The big one for me is the freedom to be myself. Such freedom lies along at least three lines: intellectual, moral, and personal.

Intellectually, I can be fearless. I no longer have to struggle to reconcile scientific truths which are becoming more and more evident with teachings from a flawed, 3000-year-old book*. If I'm interested in anthropology or history or paleontology or biology, I can go charging off in pursuit of truth without hesitation or fear of undermining my narrow worldview. If I'm studying Torah, I don't have to bend over backwards to explain an apparent contradiction or avoid thinking about the Tanach in certain ways. If a respected Rabbi, from this generation or a thousand years ago, says something stupid or offensive, I can say that it's stupid or offensive.

Morally, I am free to believe that men who love men and women who love women are no better and no worse than men who love women or women who love men. I don't have to do logical somersaults to prove that the Torah doesn't really mean what it clearly states in order to justify my moral beliefs. I am free to support and be happy for Jews who want to marry non-Jews and to be horrified at parents who guilt-trip or go so far as to sit shiva for intermarried children. I am free to check the organ donor box on my driver's license, knowing that if something awful happens to me, God doesn't want me to selfishly hoard my organs or find a way to ensure that only Jews receive them. I can be a feminist without holding back. I don't have to consult my Rabbi to see how I feel about stem cell research.

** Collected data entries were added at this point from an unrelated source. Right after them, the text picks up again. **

+                ar1 = __builtin_elementwise_fma((f32x2){ wr[KP + k], wr[KP + k + 1] }, h2, ar1); az1 = __builtin_elementwise_fma((f32x2){ wz[KP + k], wz[KP + k + 1] }, h2, az1); an1 = __builtin_elementwise_fma((f32x2){ wn[KP + k], wn[KP + k + 1] }, h2, an1);
+                ar0 = __builtin_elementwise_fma((f32x2){ wr[k + 2], wr[k + 3] }, h1, ar0); az0 = __builtin_elementwise_fma((f32x2){ wz[k + 2], wz[k + 3] }, h1, az0); an0 = __builtin_elementwise_fma((f32x2){ wn[k + 2], wn[k + 3] }, h1, an0);
+                ar1 = __builtin_elementwise_fma((f32x2){ wr[KP + k + 2], wr[KP + k + 3] }, h3, ar1); az1 = __builtin_elementwise_fma((f32x2){ wz[KP + k + 2], wz[KP + k + 3] }, h3, az1); an1 = __builtin_elementwise_fma((f32x2){ wn[KP + k + 2], wn[KP + k + 3] }, h3, an1);
+            }
+            if (of && tpend >= 0) store_frag(tpend);
+            float sr = (ar0[0] + ar0[1]) + (ar1[0] + ar1[1]), sz = (az0[0] + az0[1]) + (az1[0] + az1[1]), sn = (an0[0] + an0[1]) + (an1[0] + an1[1]);
+            sr += quad_dpp<QUAD_XOR1>(sr); sz += quad_dpp<QUAD_XOR1>(sz); sn += quad_dpp<QUAD_XOR1>(sn);
+            const float g0 = gq[u];
+            const float gr = quad_dpp<QUAD_EVEN>(g0), gz = quad_dpp<QUAD_ODD>(g0), gn = gnq[u];
+            const float r = gate_sigmoid((sr + br) + gr);
+            const float z = gate_sigmoid((sz + bz) + gz);
+            const float n = gate_tanh(gn + (sn + bn) * r);
+            hj = (hj - n) * z + n;
+            if (p == 0) {
+                hs[cur ^ 1][j] = hj;
+                if (!of) a.out[(size_t)b * a.out_sb + (size_t)t * a.out_st + j] = clamp1(hj);
+            }
+            pend = hj; tpend = t;
+            cur ^= 1;
+            __syncthreads();
+        }
+    };
+    for (int t0 = 0; t0 < Tb; t0 += 8) {
+        block(gA, nA, t0);
+        fetch(gA, nA, t0 + 8);
+        block(gB, nB, t0 + 4);
+        fetch(gB, nB, t0 + 12);
+    }
+    if (of && tpend >= 0) store_frag(tpend);
+    if (p == 0) a.h[(size_t)b * H + j] = hj;
+}
+
+extern "C" int rd_launch_gru_scan_lanes(const rd_scan_args *a, int lanes, rd_stream_t s)
 {
     if (a->B <= 0) return 0;
     hipStream_t st = (hipStream_t)s;
-    if (a->H == 64) hipLaunchKernelGGL(k_gru_scan<64>, dim3(a->B), dim3(256), 0, st, *a);
-    else if (a->H == 96) hipLaunchKernelGGL(k_gru_scan<96>, dim3(a->B), dim3(384), 0, st, *a);
+    if (lanes == 2 && a->H == 64) hipLaunchKernelGGL(k_gru_scan<64>, dim3(a->B), dim3(128), 0, st, *a);
+    else if (lanes == 2 && a->H == 96) hipLaunchKernelGGL(k_gru_scan<96>, dim3(a->B), dim3(192), 0, st, *a);
+    else if (lanes == 4 && a->H == 64) hipLaunchKernelGGL(k_gru_scan4<64>, dim3(a->B), dim3(256), 0, st, *a);
+    else if (lanes == 4 && a->H == 96) hipLaunchKernelGGL(k_gru_scan4<96>, dim3(a->B), dim3(384), 0, st, *a);
     else return -1;
     return (int)hipGetLastError();
 }
+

Personally, I am free to create my own traditions and to ignore the ones which are meaningless to me. If I want to have a Friday night Shabbat meal, I am welcome to, and if I want to follow it up by seeing Star Wars or driving to a friend's house, I can do that, too. I'm not restricted to living in a few big cities or Israel. I can eat at non-Orthodox and non-Jewish homes and non-kosher restaurants. I can date (or marry!) someone of any or no religion, or I can choose to date only Jews. My friends aren't all white, middle-class, and Jewish.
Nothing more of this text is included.